class Context:


    def __init__(self, device=None, stream=None, async_outputs=False):
        sptr = None
        if stream is not None:
            handle = getattr(stream, "cuda_stream", stream)
            if not handle:
                raise ValueError("Context(stream=...): the null / legacy stream (handle 0, e.g. torch.cuda.default_stream()) cannot be "
                                 "adopted -- the library would silently work on a stream of its own.  Pass a stream you created "
                                 "(torch.cuda.Stream()), or stream=None for a private stream of the library's.")
            sptr = C.c_void_p(int(handle))
        lib = L.load()
        if device is None:
            device = int(os.environ.get("LOCAL_RANK", "0"))
        h = C.c_void_p()
        _check(lib.expv_mi_ctx_create(int(device), sptr, C.byref(h)))
        self._h = h
        self.device = int(device)
        self._stream_keepalive = stream
        self._finalizer = weakref.finalize(self, lib.expv_mi_ctx_destroy, h)
        self._async_outputs = bool(async_outputs)
        if async_outputs:
            _check(lib.expv_mi_ctx_set_async_outputs(h, 1))

    def sync(self):
        _check(L.load().expv_mi_ctx_sync(self._h), self._h)

    def set_async_outputs(self, on=True):
        _check(L.load().expv_mi_ctx_set_async_outputs(self._h, int(bool(on))), self._h)
        self._async_outputs = bool(on)

    def set_option(self, name, value):
        _check(L.load().expv_mi_ctx_set_option(self._h, name.encode(), int(value)), self._h)

    def get_option(self, name):
        v = C.c_int64(0)
        _check(L.load().expv_mi_ctx_get_option(self._h, name.encode(), C.byref(v)), self._h)
        return int(v.value)

    def selftest(self):
        out = (C.c_int64 * 8)()
        _check(L.load().expv_mi_ctx_selftest(self._h, out), self._h)
        return tuple(int(x) for x in out)

    def counters(self):
        out = (C.c_int64 * 8)()
        _check(L.load().expv_mi_ctx_counters(self._h, out), self._h)
        keys = ("krylov_steps", "factorisations", "pipeline", "overlapped", "redo_serial", "redo_wave_off", "op_applies", "h_by_copy")
        return dict(zip(keys, (int(v) for v in out)))

    def set_pipeline_overlap(self, on=True):
        _check(L.load().expv_mi_ctx_set_pipeline_overlap(self._h, int(bool(on))), self._h)

    def prof_enable(self, on=True):
        L.load().expv_mi_prof_enable(self._h, int(bool(on)))

    def prof_reset(self):
        _check(L.load().expv_mi_prof_reset(self._h), self._h)

    def prof_get(self):
        out = {}
        for name, kid in L.KERNEL_IDS.items():
            n, ms = C.c_int64(0), C.c_double(0.0)
            _check(L.load().expv_mi_prof_get(self._h, kid, C.byref(n), C.byref(ms)), self._h)
            if n.value:
                out[name] = {"launches": int(n.value), "total_ms": float(ms.value)}
        return out


_default_ctx = None


def default_context():
    global _default_ctx
    if _default_ctx is None:
        _default_ctx = Context()
    return _default_ctx
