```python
def load(path):
    from nunif_b200 import _lib
    lib = ctypes.CDLL(os.path.abspath(path))
    for name in ("nb200_last_error", "nb200_check_device", "nb200_swin_attn_fused_f16"):
        res, args = _lib.SIGNATURES[name]
        getattr(lib, name).restype, getattr(lib, name).argtypes = res, args
    return lib


def check(lib, rc):
    if rc != 0:
        raise RuntimeError(lib.nb200_last_error().decode("utf-8", "replace"))


def call(lib, t, shift):
    import torch
    x, wqkv, bqkv, table, att = t
    B, H, W, C = x.shape
    p = lambda v: ctypes.c_void_p(v.data_ptr())
    check(lib, lib.nb200_swin_attn_fused_f16(p(x), p(wqkv), p(bqkv), p(table), p(att), B, H, W, C, shift,
                                             ctypes.c_void_p(torch.cuda.current_stream().cuda_stream)))
# ... 22 lines not shown

def launch_smem(libs, dev):
    import torch
    from torch.profiler import ProfilerActivity, profile
    out = {}
    with tempfile.TemporaryDirectory() as d:
        for tag, lib in libs.items():
            for C in (96, 192):
                x, wqkv, bqkv, table = inputs(12, C, 0, dev)
                t = (x, wqkv, bqkv, table, torch.empty_like(x))
                with profile(activities=[ProfilerActivity.CUDA]) as prof:
                    call(lib, t, 0)
                    torch.cuda.synchronize()
                path = os.path.join(d, f"{tag}{C}.json")
                prof.export_chrome_trace(path)
                ev = [e for e in json.load(open(path))["traceEvents"]
                      if e.get("cat") == "kernel" and "swin_attn_fused_kernel" in e.get("name", "")]
                a = ev[0]["args"]
                out[(tag, C)] = {"smem": int(a["shared memory"]), "regs_trace": int(a["registers per thread"])}
    return out


def occupancy(so_path, C, smem):
    name = KERNEL.format(C=C)
    cuobjdump = os.path.join(os.environ.get("CUDA_HOME", "/usr/local/cuda"), "bin", "cuobjdump")
    with tempfile.TemporaryDirectory() as d:
        subprocess.run([cuobjdump, "-xelf", "all", os.path.abspath(so_path)], cwd=d, check=True, capture_output=True)
        image = next(b for b in (open(os.path.join(d, f), "rb").read() for f in sorted(os.listdir(d))) if name.encode() in b)
    cu = ctypes.CDLL("libcuda.so.1")

    def ck(rc):
        if rc != 0:
            raise RuntimeError(f"CUDA driver error {rc}")
    mod, fn = ctypes.c_void_p(), ctypes.c_void_p()
    ck(cu.cuModuleLoadData(ctypes.byref(mod), ctypes.c_char_p(image)))
    try:
        ck(cu.cuModuleGetFunction(ctypes.byref(fn), mod, name.encode()))
        ck(cu.cuFuncSetAttribute(fn, 8, ctypes.c_int(smem)))
        regs, n = ctypes.c_int(), ctypes.c_int()
        ck(cu.cuFuncGetAttribute(ctypes.byref(regs), 4, fn))
        ck(cu.cuOccupancyMaxActiveBlocksPerMultiprocessor(ctypes.byref(n), fn, FA_THREADS, ctypes.c_size_t(smem)))
    finally:
        cu.cuModuleUnload(mod)
    return regs.value, n.value


def device_info(index):
    q = subprocess.run(["nvidia-smi", "-i", str(index), "--query-gpu=name,power.limit,clocks.max.sm", "--format=csv,noheader"],
                       capture_output=True, text=True)
    return q.stdout.strip()

# ... 70 lines not shown
```

Before: 53.31.
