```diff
+#define FS_ORDERED_ADDER_PARTS (FS_ORDERED_DEPTH / kRingPart)
+#endif
+template <bool VALUED, int W, int PF, int PA, bool L8 = false>
+__global__ __launch_bounds__(64 * (1 + W)) void spmv_reduce_ordered_feeders_kernel(
+    const unsigned *__restrict__ bin_ptr, const int *__restrict__ panel_row, const uint16_t *__restrict__ lrow,
+    const double *__restrict__ vals, const double *__restrict__ prod, double *__restrict__ y, int ys, int pbase,
+    const uint8_t *__restrict__ lrow8 = nullptr, const uint16_t *__restrict__ gbase = nullptr)
+{
+  static_assert(kRingSteps == 2 * kRingPart && kRingPart % W == 0, "two ring parts, each a whole number of steps per feeder");
+  static_assert(PF >= 1 && PF * kRingPart == FS_ORDERED_FEEDER_STEPS * W, "a feeder's steps in flight are whole ring parts");
+  constexpr int S = kRingPart, SW = S / W;
+  constexpr int64_t kStep = 8 * 64;
+  __shared__ __attribute__((aligned(16))) double ytile[kBinRowsMax];
+  __shared__ v2d ring[kRingSteps * 256];
+  const int t = threadIdx.x, lane = t & 63;
+  const int wave = __builtin_amdgcn_readfirstlane(t >> 6);
+  const int panel = pbase + blockIdx.x;
+  const int r0 = panel_row[panel], nr = panel_row[panel + 1] - r0;
+  for (int i = 2 * t; i < nr; i += 128 * (1 + W)) *reinterpret_cast<v2d *>(&ytile[i]) = v2d{0.0, 0.0};
+  const int64_t e0 = (int64_t)bin_ptr[panel] * kBinGroup, e1 = (int64_t)bin_ptr[panel + 1] * kBinGroup;
+  constexpr int R = PA > PF ? PA : PF;
+  static_assert(R % PA == 0 && R % PF == 0, "a round is whole turns of both prefetch rings");
+  const int parts = (int)((e1 - e0 + R * S * kStep - 1) / (R * S * kStep)) * R;
+  if (wave == 0) {
+#define FS_ADD(idx, val) __hip_atomic_fetch_add(&ytile[idx], val, __ATOMIC_RELAXED, __HIP_MEMORY_SCOPE_WORKGROUP)
+#define FS_ADD8(A, P)                                                  \
+  FS_ADD(A.x & 0xffffu, P[0].x); FS_ADD(A.x >> 16, P[0].y);            \
+  FS_ADD(A.y & 0xffffu, P[1].x); FS_ADD(A.y >> 16, P[1].y);            \
+  FS_ADD(A.z & 0xffffu, P[2].x); FS_ADD(A.z >> 16, P[2].y);            \
+  FS_ADD(A.w & 0xffffu, P[3].x); FS_ADD(A.w >> 16, P[3].y);
+    v4u a[PA * S];
+    const int64_t elane = e0 + 8 * lane;
+    auto fetch = [&](int k, int g) {
+      const int64_t e = elane + g * kStep;
+      a[k] = row_ids_load<false, L8>(lrow, lrow8, gbase, (e + 8 <= e1) ? e : e1 - 8);
+    };
+    if (parts > 0) {
+#pragma unroll
+      for (int k = 0; k < PA * S; ++k) fetch(k, k);
+    }
+    for (int q0 = 0; q0 < parts; q0 += PA) {
+#pragma unroll
+      for (int i = 0; i < PA; ++i) {
+        const int q = q0 + i;
+        {
+          __syncthreads();
+          const v2d *half = ring + (q & 1) * (S * 256);
+          v2d pk[S][4];
+#pragma unroll
+          for (int u = 0; u < S; ++u)
+#pragma unroll
+            for (int jj = 0; jj < 4; ++jj) pk[u][jj] = half[u * 256 + jj * 64 + (lane ^ (2 * jj))];
+#pragma unroll
+          for (int u = 0; u < S; ++u) {
+            const int g = q * S + u;
+            const v4u ak = row_ids<L8>(a[i * S + u]);
+            fetch(i * S + u, g + PA * S);
+            if (elane + g * kStep + 8 <= e1) { FS_ADD8(ak, pk[u]) }
+          }
+        }
+      }
+    }
+#undef FS_ADD8
+#undef FS_ADD
+  } else {
+    const int f = wave - 1;
+    v2d p[PF * SW][4], v[VALUED ? PF * SW : 1][4];
+    const int64_t elane = e0 + 2 * lane;
+    auto fetch = [&](int k, int g) {
+#pragma unroll
+      for (int j = 0; j < 4; ++j) {
+        const int64_t e = elane + g * kStep + 128 * j, ec = e < e1 ? e : e1 - 2;
+        p[k][j] = stream_load<true>((const v2d *)(prod + ec));
+        if (VALUED) v[k][j] = stream_load<true>((const v2d *)(vals + ec));
+      }
+    };
+    const int cell = (lane & 3) * 64 + ((lane >> 2) ^ (2 * (lane & 3)));
+    if (parts > 0) {
+#pragma unroll
+      for (int i = 0; i < PF; ++i)
+#pragma unroll
+        for (int u = 0; u < SW; ++u) fetch(i * SW + u, i * S + u * W + f);
+    }
+    for (int q0 = 0; q0 < parts; q0 += PF) {
+#pragma unroll
+      for (int i = 0; i < PF; ++i) {
+        const int q = q0 + i;
+        {
+          v2d *half = ring + (q & 1) * (S * 256) + cell;
+#pragma unroll
+          for (int u = 0; u < SW; ++u) {
+            const int k = i * SW + u, s = u * W + f;
+            __builtin_amdgcn_sched_barrier(0);
+            v2d pk[4] = {p[k][0], p[k][1], p[k][2], p[k][3]};
+            if (VALUED) {
+#pragma unroll
+              for (int j = 0; j < 4; ++j) { pk[j].x *= v[k][j].x; pk[j].y *= v[k][j].y; }
+            }
+            fetch(k, (q + PF) * S + s);
+#pragma unroll
+            for (int j = 0; j < 4; ++j) half[s * 256 + 16 * j] = pk[j];
+          }
+          __syncthreads();
+        }
+      }
+    }
+  }
+  __syncthreads();
+  for (int i = t; i < nr; i += 64 * (1 + W)) y[(int64_t)(r0 + i) * ys] = ytile[i];
 }
 
 template <bool VALUED, int BC, int NACC, bool ORDERED>
@@ -717,7 +836,21 @@
       hipLaunchKernelGGL((spmv_reduce_ordered_kernel<false, false, RM, FS_ORDERED_DEPTH, L8>), dim3(p1 - p0), dim3(64), 0, s,  \
                          N.bin_ptr, N.panel_row, N.lrow, N.vals, N.prod, out, os, p0, N.lrow8, N.gbase);                       \
   } while (0)
-    if (N.bcols == kBinColsBig && ordered)  FS_ORDERED(kBinRowsBig, false);
+#define FS_FEEDERS(V, WW, L8)                                                                                                  \
+  hipLaunchKernelGGL((spmv_reduce_ordered_feeders_kernel<V, (WW), FS_ORDERED_FEEDER_STEPS * (WW) / kRingPart, FS_ORDERED_ADDER_PARTS, L8>), \
+                     dim3(p1 - p0), dim3(64 * (1 + (WW))), 0, s, N.bin_ptr, N.panel_row, N.lrow, N.vals, N.prod, out, os, p0,    \
+                     N.lrow8, N.gbase)
+#define FS_FEEDERS2(L8)                                                                                                        \
+  do {                                                                                                                         \
+    const bool other = (fflags & 1024) != 0;                                                                                   \
+    if (N.vals) { if (other) FS_FEEDERS(true, 3 - FS_ORDERED_FEEDERS, L8); else FS_FEEDERS(true, FS_ORDERED_FEEDERS, L8); }    \
+    else        { if (other) FS_FEEDERS(false, 3 - FS_ORDERED_FEEDERS, L8); else FS_FEEDERS(false, FS_ORDERED_FEEDERS, L8); }  \
+  } while (0)
+    const int fflags = options().bin_flags;
+    const bool feeders = ordered && N.bcols != kBinColsBig && !(fflags & 512) && (N.vals || (fflags & 2048));
+    if (feeders && N.lrow8 && !N.lrow)      FS_FEEDERS2(true);
+    else if (feeders)                       FS_FEEDERS2(false);
+    else if (N.bcols == kBinColsBig && ordered)  FS_ORDERED(kBinRowsBig, false);
     else if (ordered && N.lrow8 && !N.lrow) FS_ORDERED(kBinRowsMax, true);
     else if (ordered)                       FS_ORDERED(kBinRowsMax, false);
     else
```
────────────────
WHAT IS REQUIRED: For the word "wqkv", go through the records and show each line that carries it.

ANSWER SPACE:
    x, wqkv, bqkv, table, att = t
    check(lib, lib.nb200_swin_attn_fused_f16(p(x), p(wqkv), p(bqkv), p(table), p(att), B, H, W, C, shift,
                x, wqkv, bqkv, table = inputs(12, C, 0, dev)
                t = (x, wqkv, bqkv, table, torch.empty_like(x))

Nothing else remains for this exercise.